[INPUT Boundary: Start]

__device__ inline void rigid_from_moments(const double (&S)[3][3], const double (&mp)[3],
                                          const double (&mq)[3], double ga, double gb, float (&coef)[12]) {
  double Nm[4][4];
  Nm[0][0] = (S[0][0] + S[1][1]) + S[2][2];
  Nm[1][1] = (S[0][0] - S[1][1]) - S[2][2];
  Nm[2][2] = (S[1][1] - S[0][0]) - S[2][2];
  Nm[3][3] = (S[2][2] - S[0][0]) - S[1][1];
  Nm[0][1] = Nm[1][0] = S[1][2] - S[2][1];
  Nm[0][2] = Nm[2][0] = S[2][0] - S[0][2];
  Nm[0][3] = Nm[3][0] = S[0][1] - S[1][0];
  Nm[1][2] = Nm[2][1] = S[0][1] + S[1][0];
  Nm[1][3] = Nm[3][1] = S[2][0] + S[0][2];
  Nm[2][3] = Nm[3][2] = S[1][2] + S[2][1];

  double ss = 0.0;
#pragma unroll
  for (int j = 0; j < 3; ++j)
#pragma unroll
    for (int k = 0; k < 3; ++k) ss += S[j][k] * S[j][k];
  const double c2 = -2.0 * ss;
  const double c1 = -8.0 * det3(S[0][0], S[0][1], S[0][2], S[1][0], S[1][1], S[1][2], S[2][0], S[2][1], S[2][2]);
  const double m0 = det3(Nm[1][1], Nm[1][2], Nm[1][3], Nm[2][1], Nm[2][2], Nm[2][3], Nm[3][1], Nm[3][2], Nm[3][3]);
  const double m1 = det3(Nm[1][0], Nm[1][2], Nm[1][3], Nm[2][0], Nm[2][2], Nm[2][3], Nm[3][0], Nm[3][2], Nm[3][3]);
  const double m2 = det3(Nm[1][0], Nm[1][1], Nm[1][3], Nm[2][0], Nm[2][1], Nm[2][3], Nm[3][0], Nm[3][1], Nm[3][3]);
  const double m3 = det3(Nm[1][0], Nm[1][1], Nm[1][2], Nm[2][0], Nm[2][1], Nm[2][2], Nm[3][0], Nm[3][1], Nm[3][2]);
  const double c0 = ((Nm[0][0] * m0 - Nm[0][1] * m1) + Nm[0][2] * m2) - Nm[0][3] * m3;

  double x = 0.5 * (ga + gb);
  for (int it = 0; it < 50; ++it) {
    const double x2 = x * x;
    const double b = (x2 + c2) * x;
    const double a = b + c1;
    const double pv = a * x + c0;
    const double dp = (2.0 * x2 * x + b) + a;
    if (dp == 0.0) break;
    const double xn = x - pv / dp;
    if (!(xn < x)) break;
    const double step = x - xn;
    x = xn;
    if (step <= 1e-14 * fabs(xn)) break;
  }

  const double b00 = Nm[0][0] - x, b11 = Nm[1][1] - x, b22 = Nm[2][2] - x, b33 = Nm[3][3] - x;
  const double b01 = Nm[0][1], b02 = Nm[0][2], b03 = Nm[0][3], b12 = Nm[1][2], b13 = Nm[1][3], b23 = Nm[2][3];
  const double a00 = det3(b11, b12, b13, b12, b22, b23, b13, b23, b33);
  const double a11 = det3(b00, b02, b03, b02, b22, b23, b03, b23, b33);
  const double a22 = det3(b00, b01, b03, b01, b11, b13, b03, b13, b33);
  const double a33 = det3(b00, b01, b02, b01, b11, b12, b02, b12, b22);
  const double a01 = -det3(b01, b12, b13, b02, b22, b23, b03, b23, b33);
  const double a02 = det3(b01, b11, b13, b02, b12, b23, b03, b13, b33);
  const double a03 = -det3(b01, b11, b12, b02, b12, b22, b03, b13, b23);
  const double a12 = -det3(b00, b01, b03, b02, b12, b23, b03, b13, b33);
  const double a13 = det3(b00, b01, b02, b02, b12, b22, b03, b13, b23);
  const double a23 = -det3(b00, b01, b02, b01, b11, b12, b03, b13, b23);
  double best = fabs(a00);
  double w = a00, qx = a01, qy = a02, qz = a03;
  if (fabs(a11) > best) { best = fabs(a11); w = a01; qx = a11; qy = a12; qz = a13; }
  if (fabs(a22) > best) { best = fabs(a22); w = a02; qx = a12; qy = a22; qz = a23; }
  if (fabs(a33) > best) { best = fabs(a33); w = a03; qx = a13; qy = a23; qz = a33; }
  double nrm2 = ((w * w + qx * qx) + qy * qy) + qz * qz;
  if (!(best > 0.0) || !(nrm2 > 0.0) || !isfinite(nrm2)) {
    const double shift = 0.5 * (ga + gb);
    double v0 = 1.0, v1 = 0.5, v2 = 0.25, v3 = 0.125;
    for (int it = 0; it < 64; ++it) {
      const double u0 = (((Nm[0][0] + shift) * v0 + Nm[0][1] * v1) + Nm[0][2] * v2) + Nm[0][3] * v3;
      const double u1 = ((Nm[0][1] * v0 + (Nm[1][1] + shift) * v1) + Nm[1][2] * v2) + Nm[1][3] * v3;
      const double u2 = ((Nm[0][2] * v0 + Nm[1][2] * v1) + (Nm[2][2] + shift) * v2) + Nm[2][3] * v3;
      const double u3 = ((Nm[0][3] * v0 + Nm[1][3] * v1) + Nm[2][3] * v2) + (Nm[3][3] + shift) * v3;
      const double n2 = ((u0 * u0 + u1 * u1) + u2 * u2) + u3 * u3;
      if (!(n2 > 0.0) || !isfinite(n2)) break;
      const double in = 1.0 / sqrt(n2);
      v0 = u0 * in; v1 = u1 * in; v2 = u2 * in; v3 = u3 * in;
    }
    w = v0; qx = v1; qy = v2; qz = v3;
    nrm2 = ((w * w + qx * qx) + qy * qy) + qz * qz;
  }
  const double inv = 1.0 / sqrt(nrm2);
  w = w * inv;
  const double x_ = qx * inv, y = qy * inv, z = qz * inv;
  const double xx = x_ * x_, yy = y * y, zz = z * z, xy = x_ * y, xz = x_ * z, yz = y * z;
  const double wx = w * x_, wy = w * y, wz = w * z;
  double R[9];
  R[0] = 1.0 - 2.0 * (yy + zz); R[1] = 2.0 * (xy - wz);       R[2] = 2.0 * (xz + wy);
  R[3] = 2.0 * (xy + wz);       R[4] = 1.0 - 2.0 * (xx + zz); R[5] = 2.0 * (yz - wx);
  R[6] = 2.0 * (xz - wy);       R[7] = 2.0 * (yz + wx);       R[8] = 1.0 - 2.0 * (xx + yy);
#pragma unroll
  for (int j = 0; j < 3; ++j) {
    double t = mq[j] - ((R[3 * j] * mp[0] + R[3 * j + 1] * mp[1]) + R[3 * j + 2] * mp[2]);
    coef[4 * j + 0] = (float)R[3 * j + 0];
    coef[4 * j + 1] = (float)R[3 * j + 1];
    coef[4 * j + 2] = (float)R[3 * j + 2];
    coef[4 * j + 3] = (float)t;
  }
}

__device__ __forceinline__ float residual2(const float (&c)[12], float px, float py, float pz,
                                           float qx, float qy, float qz) {
  float tx = __fmaf_rn(c[2], pz, __fmaf_rn(c[1], py, __fmaf_rn(c[0], px, c[3])));
  float ty = __fmaf_rn(c[6], pz, __fmaf_rn(c[5], py, __fmaf_rn(c[4], px, c[7])));
  float tz = __fmaf_rn(c[10], pz, __fmaf_rn(c[9], py, __fmaf_rn(c[8], px, c[11])));
  float dx = tx - qx, dy = ty - qy, dz = tz - qz;
  return __fmaf_rn(dz, dz, __fmaf_rn(dy, dy, dx * dx));
}


template <int C>
__device__ __forceinline__ void sum_stage(double (&w)[32], int& idx, int lane, int off) {
  if constexpr (C > 1) {
    const bool up = (lane & off) != 0;
#pragma unroll
    for (int k = 0; k < C / 2; ++k) {
      const double send = up ? w[k] : w[k + C / 2];
      const double keep = up ? w[k + C / 2] : w[k];
      w[k] = keep + __shfl_xor(send, off);
    }
    idx += up ? C / 2 : 0;
  } else {
    w[0] = w[0] + __shfl_xor(w[0], off);
  }
}

template <int N, int STRIDE>
__device__ __forceinline__ void block_sum_canon(double (&v)[N], double* red, int tid) {
  static_assert(N >= 1 && N <= 32 && STRIDE >= N, "at most 32 values");
  constexpr int P = N <= 1 ? 1 : N <= 2 ? 2 : N <= 4 ? 4 : N <= 8 ? 8 : N <= 16 ? 16 : 32;
  static_assert(STRIDE >= P, "scratch rows must hold the padded count");
  const int lane = tid & 63, wave = tid >> 6;
  double w[32];
#pragma unroll
  for (int k = 0; k < 32; ++k) w[k] = k < N ? v[k] : 0.0;
  int idx = 0;
  sum_stage<P>(w, idx, lane, 32);
  sum_stage<(P / 2 > 1 ? P / 2 : 1)>(w, idx, lane, 16);
  sum_stage<(P / 4 > 1 ? P / 4 : 1)>(w, idx, lane, 8);
  sum_stage<(P / 8 > 1 ? P / 8 : 1)>(w, idx, lane, 4);
  sum_stage<(P / 16 > 1 ? P / 16 : 1)>(w, idx, lane, 2);
  sum_stage<(P / 32 > 1 ? P / 32 : 1)>(w, idx, lane, 1);
  __syncthreads();
  red[wave * STRIDE + idx] = w[0];
  __syncthreads();
#pragma unroll
  for (int k = 0; k < N; ++k) v[k] = ((red[k] + red[STRIDE + k]) + red[2 * STRIDE + k]) + red[3 * STRIDE + k];
}

template <int N, int STRIDE, int NW, class F>
__device__ __forceinline__ void canon_reduce(int m, int tid, double* red, double (&out)[N], F acc) {
  if constexpr (NW == 4) {
#pragma unroll
    for (int k = 0; k < N; ++k) out[k] = 0.0;
    for (int i = tid; i < m; i += 256) acc(i, out);
    block_sum_canon<N, STRIDE>(out, red, tid);
  } else {
    static_assert(NW == 1 || NW == 2, "one, two or four wavefronts");
    constexpr int P = N <= 1 ? 1 : N <= 2 ? 2 : N <= 4 ? 4 : N <= 8 ? 8 : N <= 16 ? 16 : 32;
    static_assert(STRIDE >= P, "scratch rows must hold the padded count");
    const int lane = tid & 63, wave = tid >> 6;
    __syncthreads();
#pragma unroll 1
    for (int j = 0; j < 4 / NW; ++j) {
      const int vw = wave * (4 / NW) + j;
      if (64 * vw >= m) {
        if (lane < P) red[vw * STRIDE + lane] = 0.0;
        continue;
      }
      double w[32];
#pragma unroll
      for (int k = 0; k < 32; ++k) w[k] = 0.0;
      {
        double v[N];
#pragma unroll
        for (int k = 0; k < N; ++k) v[k] = 0.0;
        for (int i = lane + 64 * vw; i < m; i += 256) acc(i, v);
#pragma unroll
        for (int k = 0; k < N; ++k) w[k] = v[k];
      }
      int idx = 0;
      sum_stage<P>(w, idx, lane, 32);
      sum_stage<(P / 2 > 1 ? P / 2 : 1)>(w, idx, lane, 16);
      sum_stage<(P / 4 > 1 ? P / 4 : 1)>(w, idx, lane, 8);
      sum_stage<(P / 8 > 1 ? P / 8 : 1)>(w, idx, lane, 4);
      sum_stage<(P / 16 > 1 ? P / 16 : 1)>(w, idx, lane, 2);
      sum_stage<(P / 32 > 1 ? P / 32 : 1)>(w, idx, lane, 1);
      red[vw * STRIDE + idx] = w[0];
    }
    __syncthreads();
#pragma unroll
    for (int k = 0; k < N; ++k) out[k] = ((red[k] + red[STRIDE + k]) + red[2 * STRIDE + k]) + red[3 * STRIDE + k];
  }
}

template <int N, int STRIDE>
__device__ __forceinline__ void block_sum_canon_to_lds(const double (&v)[N], double* red, double* out, int tid) {
  static_assert(N >= 1 && N <= 32 && STRIDE >= N, "at most 32 values");
  constexpr int P = N <= 1 ? 1 : N <= 2 ? 2 : N <= 4 ? 4 : N <= 8 ? 8 : N <= 16 ? 16 : 32;
  static_assert(STRIDE >= P, "scratch rows must hold the padded count");
  const int lane = tid & 63, wave = tid >> 6;
  double w[32];
#pragma unroll
  for (int k = 0; k < 32; ++k) w[k] = k < N ? v[k] : 0.0;
  int idx = 0;
  sum_stage<P>(w, idx, lane, 32);
  sum_stage<(P / 2 > 1 ? P / 2 : 1)>(w, idx, lane, 16);
  sum_stage<(P / 4 > 1 ? P / 4 : 1)>(w, idx, lane, 8);
  sum_stage<(P / 8 > 1 ? P / 8 : 1)>(w, idx, lane, 4);
  sum_stage<(P / 16 > 1 ? P / 16 : 1)>(w, idx, lane, 2);
  sum_stage<(P / 32 > 1 ? P / 32 : 1)>(w, idx, lane, 1);
  __syncthreads();
  red[wave * STRIDE + idx] = w[0];
  __syncthreads();
  if (tid < N) out[tid] = ((red[tid] + red[STRIDE + tid]) + red[2 * STRIDE + tid]) + red[3 * STRIDE + tid];
  __syncthreads();
}
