@@ -102,7 +104,8 @@
                                       "ffwm_conv2d_forward_workspace", "ffwm_guided_filter_workspace_bytes",
                                       "ffwm_sampling_correctness_workspace_bytes", "ffwm_landmark_loss_workspace_bytes",
                                       "ffwm_cosine_topk_workspace_bytes", "ffwm_softmax_xent_workspace_bytes",
-                                      "ffwm_conv3x3_wg_weights_bytes", "ffwm_conv3x3_wg_workspace_bytes"])
+                                      "ffwm_conv3x3_wg_weights_bytes", "ffwm_conv3x3_wg_workspace_bytes",
+                                      "ffwm_conv3x3_wgrad_wg_workspace_bytes"])
 
 
 class FFWMError(RuntimeError):
@@ -142,6 +145,8 @@
     lib.ffwm_conv3x3_wg_weights_bytes.restype = _i64
     lib.ffwm_conv3x3_wg_workspace_bytes.argtypes = [_i64] * 5
     lib.ffwm_conv3x3_wg_workspace_bytes.restype = _i64
+    lib.ffwm_conv3x3_wgrad_wg_workspace_bytes.argtypes = [_i64] * 5
+    lib.ffwm_conv3x3_wgrad_wg_workspace_bytes.restype = _i64
     lib.ffwm_last_error.argtypes = []
     lib.ffwm_last_error.restype = ctypes.c_char_p
     got = lib.ffwm_abi_version()
diff --git a/ffwm_amd/conv.py b/ffwm_amd/conv.py
--- a/ffwm_amd/conv.py
+++ b/ffwm_amd/conv.py
@@ -133,6 +133,25 @@
 GRAD_ARENA = _GradArena()
 
 
+_WGW = _os.environ.get("FFWM_WGRAD_GEMM", "1") != "0"
+
+WGW_TABLE = {
+    (384, 384): (2048, 2048),
+    (384, 256): (2048, 2048),
+    (256, 256): (512, 2048),
+    (256, 512): (512, 512),
+    (512, 512): (128, 128),
+}
+
+
+def wgrad_gemm_ok(x, go, weight):
+    if not (_WGW and x.is_cuda and x.dtype == torch.float32 and go.dtype == torch.float32 and x.dim() == 4
+            and x.shape[2] % 2 == 0 and x.shape[3] % 2 == 0 and not torch.is_autocast_enabled()):
+        return False
+    rng = WGW_TABLE.get((weight.shape[1], weight.shape[0]))
+    return rng is not None and rng[0] <= x.shape[0] * (x.shape[2] // 2) * (x.shape[3] // 2) <= rng[1]
+
+
 def conv_weight_grad(x, go, weight, stride, pad, need_b):
     k = weight.shape[2]
     if k == 3 and stride == 1 and pad == 1 and wgrad_route_ok(x, weight):
@@ -144,6 +163,8 @@
         gw, gb = buf[:n].view_as(weight), (buf[n:] if need_b else None)
         ops.conv3x3_wgrad(x, go, gw, gb)
         return gw, gb
+    if k == 3 and stride == 1 and pad == 1 and weight.shape[3] == 3 and wgrad_gemm_ok(x, go, weight):
+        return ops.conv3x3_wgrad_wg(x, go, want_bias=bool(need_b))
     if _tiled_wgrad_wins(go, x, k) and weight.shape[2] == weight.shape[3]:
         return ops.conv2d_wgrad_tiled(go, x, k, stride, pad, want_bias=bool(need_b),
                                       zeroed=GRAD_ARENA.take(weight.numel() + (weight.shape[0] if need_b else 0), go))
diff --git a/ffwm_amd/csrc/conv_winograd_gemm.hip b/ffwm_amd/csrc/conv_winograd_gemm.hip
--- a/ffwm_amd/csrc/conv_winograd_gemm.hip
+++ b/ffwm_amd/csrc/conv_winograd_gemm.hip
@@ -105,7 +105,7 @@
 template <int TILE>
 __global__ void __launch_bounds__(kBlock)
 wg_batched_gemm_kernel(const float* __restrict__ U, const float* __restrict__ V, float* __restrict__ M, int K, int C4, int Tp, int Kp,
-                       int KT, int TTn) {
+                       int KT, int TTn, int G, size_t m_slot) {
     constexpr int WT = TILE / 2, NB = WT / 32, NL = TILE / 64;
     __shared__ f32x4 As[2][4][TILE];
     __shared__ f32x4 Bs[2][4][TILE];
@@ -116,8 +116,9 @@
     const int tt = static_cast<int>(bid % static_cast<unsigned>(TTn));
     bid /= static_cast<unsigned>(TTn);
     const int kt = static_cast<int>(bid % static_cast<unsigned>(KT));
-    const int p = static_cast<int>(bid / static_cast<unsigned>(KT));
-    const int k0 = kt * TILE, t0 = tt * TILE;
+    bid /= static_cast<unsigned>(KT);
+    const int p = static_cast<int>(bid & 15u), slot = static_cast<int>(bid >> 4);
+    const int k0 = kt * TILE, t0 = tt * TILE, g0 = slot * G;
     const f32x4* Up = reinterpret_cast<const f32x4*>(U) + static_cast<size_t>(p) * C4 * K;
     const f32x4* Vp = reinterpret_cast<const f32x4*>(V) + static_cast<size_t>(p) * C4 * Tp;
 
@@ -126,7 +127,7 @@
 #pragma unroll
         for (int i = 0; i < NL; ++i) {
             const int idx = threadIdx.x + kBlock * i;
-            const int grp = stage * 4 + idx / TILE, n = idx % TILE;
+            const int grp = g0 + stage * 4 + idx / TILE, n = idx % TILE;
             f32x4 a = {0.f, 0.f, 0.f, 0.f};
             if (k0 + n < K) a = Up[static_cast<size_t>(grp) * K + k0 + n];
             ra[i] = a;
@@ -150,7 +151,7 @@
 #pragma unroll
             for (int r = 0; r < 16; ++r) acc[i][j][r] = 0.f;
 
-    const int stages = C4 / 4;
+    const int stages = G / 4;
     gload(0);
     sstore(0);
     __syncthreads();
@@ -179,7 +180,7 @@
         buf ^= 1;
     }
 
-    float* Mp = M + (static_cast<size_t>(p) * Kp + k0 + wm * WT) * Tp + t0 + wn * WT + l31;
+    float* Mp = M + static_cast<size_t>(slot) * m_slot + (static_cast<size_t>(p) * Kp + k0 + wm * WT) * Tp + t0 + wn * WT + l31;
 #pragma unroll
     for (int i = 0; i < NB; ++i)
 #pragma unroll
@@ -241,6 +242,140 @@
         if (row1) {
             o[g.W] = y[2];
             if (col1) o[g.W + 1] = y[3];
+        }
+    }
+}
+
+constexpr unsigned kWgwOob = 0xFFFFFFF0u;
+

[INPUT Boundary: End]

▶ **THE PROBLEM**:
Working from the records above, write out verbatim only the lines from the line containing "2) <= rng[1]" through the line containing "bid /= static_cast<unsigned>(TTn);".

▶ **REPLY TO THE EXERCISE**:
+    return rng is not None and rng[0] <= x.shape[0] * (x.shape[2] // 2) * (x.shape[3] // 2) <= rng[1]
+
+
 def conv_weight_grad(x, go, weight, stride, pad, need_b):
     k = weight.shape[2]
     if k == 3 and stride == 1 and pad == 1 and wgrad_route_ok(x, weight):
@@ -144,6 +163,8 @@
         gw, gb = buf[:n].view_as(weight), (buf[n:] if need_b else None)
         ops.conv3x3_wgrad(x, go, gw, gb)
         return gw, gb
+    if k == 3 and stride == 1 and pad == 1 and weight.shape[3] == 3 and wgrad_gemm_ok(x, go, weight):
+        return ops.conv3x3_wgrad_wg(x, go, want_bias=bool(need_b))
     if _tiled_wgrad_wins(go, x, k) and weight.shape[2] == weight.shape[3]:
         return ops.conv2d_wgrad_tiled(go, x, k, stride, pad, want_bias=bool(need_b),
                                       zeroed=GRAD_ARENA.take(weight.numel() + (weight.shape[0] if need_b else 0), go))
diff --git a/ffwm_amd/csrc/conv_winograd_gemm.hip b/ffwm_amd/csrc/conv_winograd_gemm.hip
--- a/ffwm_amd/csrc/conv_winograd_gemm.hip
+++ b/ffwm_amd/csrc/conv_winograd_gemm.hip
@@ -105,7 +105,7 @@
 template <int TILE>
 __global__ void __launch_bounds__(kBlock)
 wg_batched_gemm_kernel(const float* __restrict__ U, const float* __restrict__ V, float* __restrict__ M, int K, int C4, int Tp, int Kp,
-                       int KT, int TTn) {
+                       int KT, int TTn, int G, size_t m_slot) {
     constexpr int WT = TILE / 2, NB = WT / 32, NL = TILE / 64;
     __shared__ f32x4 As[2][4][TILE];
     __shared__ f32x4 Bs[2][4][TILE];
@@ -116,8 +116,9 @@
     const int tt = static_cast<int>(bid % static_cast<unsigned>(TTn));
     bid /= static_cast<unsigned>(TTn);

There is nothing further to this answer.